On arrive bien à reconnaitre la réalisation de D. Chazelle : chef d’orchestre qui mène à la baguette tout son film. En effet, l’importance donnée au son (qui est peut-être le personnage principal ou du moins le contexte) et à la musique est unique. Comme dans tous ses films, la musique et les effets sonores sont presque visibles. On dirait que son film suit une partition et non l’inverse. Les plans jonglent d’instruments en personnages (les fameux panoramas rapides). Et le montage va forcément de pair avec le rythme. On est tellement pris par ce refrain que l’on n’a pas l’impression d’avoir regardé un film de 3 heures, même si un temps creux était malgré tout inévitable après l’apogée de la carrière de Nellie LaRoy. Mais ce temps-là est cohérent avec le récit et le ressenti de nos personnages. On a connu l’effusion de joie et cette pause n’est que l’amorce de leur descente aux enfers. Et à propos des acteurs, Margot Robbie a prouvé qu’elle était une grande actrice et s’impose dans un rôle (ou deux) qui lui a laissé la place de jouer. Brad Pitt est aussi bon dans son rôle et est dans un période de sa carrière où il a su évoluer (contrairement à son personnage) et jouer des rôles plus matures qui lui vont si bien. Ma découverte a été Diego Calva dans le rôle de Manny et j’ai hâte de voir ses prochains rôles.

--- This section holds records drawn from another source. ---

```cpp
template <int UC>
void launch_wgw(const WgwArgs& a, hipStream_t s) {
    using G = WgwGeom<UC>;
    static std::once_flag once[L3_MAX_DEVICES];
    int dev = 0;
    (void)hipGetDevice(&dev);
    std::call_once(once[dev & (L3_MAX_DEVICES - 1)], [] {
        (void)hipFuncSetAttribute((const void*)conv_wgrad_wino_kernel<UC>, hipFuncAttributeMaxDynamicSharedMemorySize,
                                  (int)G::LDS_BYTES);
    });
    hipLaunchKernelGGL((conv_wgrad_wino_kernel<UC>), dim3(a.ctiles * a.ktiles * a.splits), dim3(1024), G::LDS_BYTES, s, a);
}

}

bool conv_wgrad_wino_ok(const ConvGeom& g) {
    const char* env = l3_knob("L3_WG_WINO");
    return (env ? atoi(env) : 1) && g.KH == 3 && g.KW == 3 && g.padT == 1 && g.padL == 1 && g.Ho == g.H && g.Wo == g.W &&
           g.Cin % 64 == 0 && g.Cout % 64 == 0;
}

int conv_wgrad_wino_splits(const ConvGeom& g, int n) { return wgw_plan(g, n).splits; }

int conv_wgrad_wino_max_splits(const ConvGeom& g, int n) {
    int m = wgw_plan(g, n).splits;
    for (int uc : {8, 4, 2}) {
        const int sp = wgw_plan(g, n, uc).splits;
        if (sp > m) m = sp;
    }
    return m;
}

double conv_wgrad_wino_executed_flops(const ConvGeom& g) {
    const WgwPlan p = wgw_plan(g, g.N);
    return 2.0 * 16.0 * (double)p.units * 8.0 * (double)g.Cin * (double)g.Cout;
}

void conv_wgrad_wino_launch(const float* x, const float* dy, float* part, const ConvGeom& g, int n, hipStream_t s) {
    const WgwPlan p = wgw_plan(g, n);
    WgwArgs a;
    a.x = x; a.dy = dy; a.part = part;
    a.N = n; a.H = g.H; a.W = g.W; a.Cin = g.Cin; a.Cout = g.Cout;
    a.uy = p.uy; a.ux = p.ux; a.units = p.units; a.per_split = p.per_split; a.splits = p.splits;
    a.ctiles = g.Cin / 64; a.ktiles = g.Cout / 64;
#ifdef L3_EXPERIMENTS
    const char* bx = l3_knob("L3_WG_BX6");
    if (bx != nullptr && atoi(bx) == 1) return conv_wgrad_bx6_launch(a, p.uc, s);
#endif
    if (p.uc == 8)
        launch_wgw<8>(a, s);
    else if (p.uc == 4)
        launch_wgw<4>(a, s);
    else
        launch_wgw<2>(a, s);
}

void conv_wgrad_wino_finish(const float* part, float* dw, const ConvGeom& g, int splits, hipStream_t s) {
    const int cc = g.Cin * g.Cout;
    hipLaunchKernelGGL(wgw_finish_kernel, dim3((cc + 255) / 256), dim3(256), 0, s, part, dw, cc, splits);
}

}
```

l3embedding_amd/csrc/wgw_common.h:

```cpp
#pragma once
#include "kernels.h"
#include "device_common.h"

namespace l3 {

struct WgwArgs {
    const float* x;
    const float* dy;
    float* part;
    int N, H, W, Cin, Cout;
    int uy, ux;
    int units;
    int per_split, splits;
    int ctiles, ktiles;
};

template <int UC>
struct WgwGeom {
    static constexpr int UR = 8 / UC;
    static constexpr int XROWS = 2 * UR + 2, XPITCH = 2 * UC + 2, XPIX = XROWS * XPITCH;
    static constexpr int YPITCH = 2 * UC, YPIX = 32;
    static constexpr int XPIECES = (XPIX + 3) / 4;
    static constexpr int YPIECES = YPIX / 4;
    static constexpr int PIECES = XPIECES + YPIECES;
    static constexpr int XBYTES = XPIECES * 1024;
    static constexpr int STAGE = PIECES * 1024;
    static constexpr size_t LDS_BYTES = 2 * (size_t)STAGE;
    static_assert(PIECES <= 32, "two pieces per wave at most");
    __host__ __device__ static constexpr int lane_tr(int half) { return UC == 8 ? 0 : UC == 4 ? half : 2 * half; }
    __host__ __device__ static constexpr int lane_tc(int half) { return UC == 8 ? 4 * half : 0; }
    __host__ __device__ static constexpr int imm_tr(int j) { return UC == 2 ? j >> 1 : 0; }
    __host__ __device__ static constexpr int imm_tc(int j) { return UC == 2 ? j & 1 : j; }
};
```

Ce film est une vraie déclaration d’amour au cinéma dans ce qu’il est de plus humain. Que ce soit la lumière ou les effets spéciaux, en cohérence avec l’époque à laquelle il fait référence, tout ce que l’on voit à l’écran est vérace. En partant des explosions du champ de bataille, des figurants en masse, de la lumière (qu’elle soit un coucher de soleil naturel ou les projecteurs qui “tapent” sur les décors et les acteurs), des prises de vues en pellicule et en allant même jusqu’aux orchestres jouant la musique aux côtés de l'équipe technique.
J’ai donc aussi beaucoup aimé la photographie de ce film, car je la trouve sensorielle. La lumière nous emmène dans une époque et nous montre que ce sont bien des scènes qui sont éclairées. J’arrivais presque à sentir cette odeur de tungstène qui chauffe. La colorimétrie joue aussi un rôle avec ses tons très chauds, elle nous étouffe par moments. J’ai beaucoup aimé le plan où Nellie finit par sortir de sous les projecteurs dans une ruelle avec cette lumière dirigée qui crée le contraste entre l'ombre et la lumière. On ne la reverra plus après cette scène.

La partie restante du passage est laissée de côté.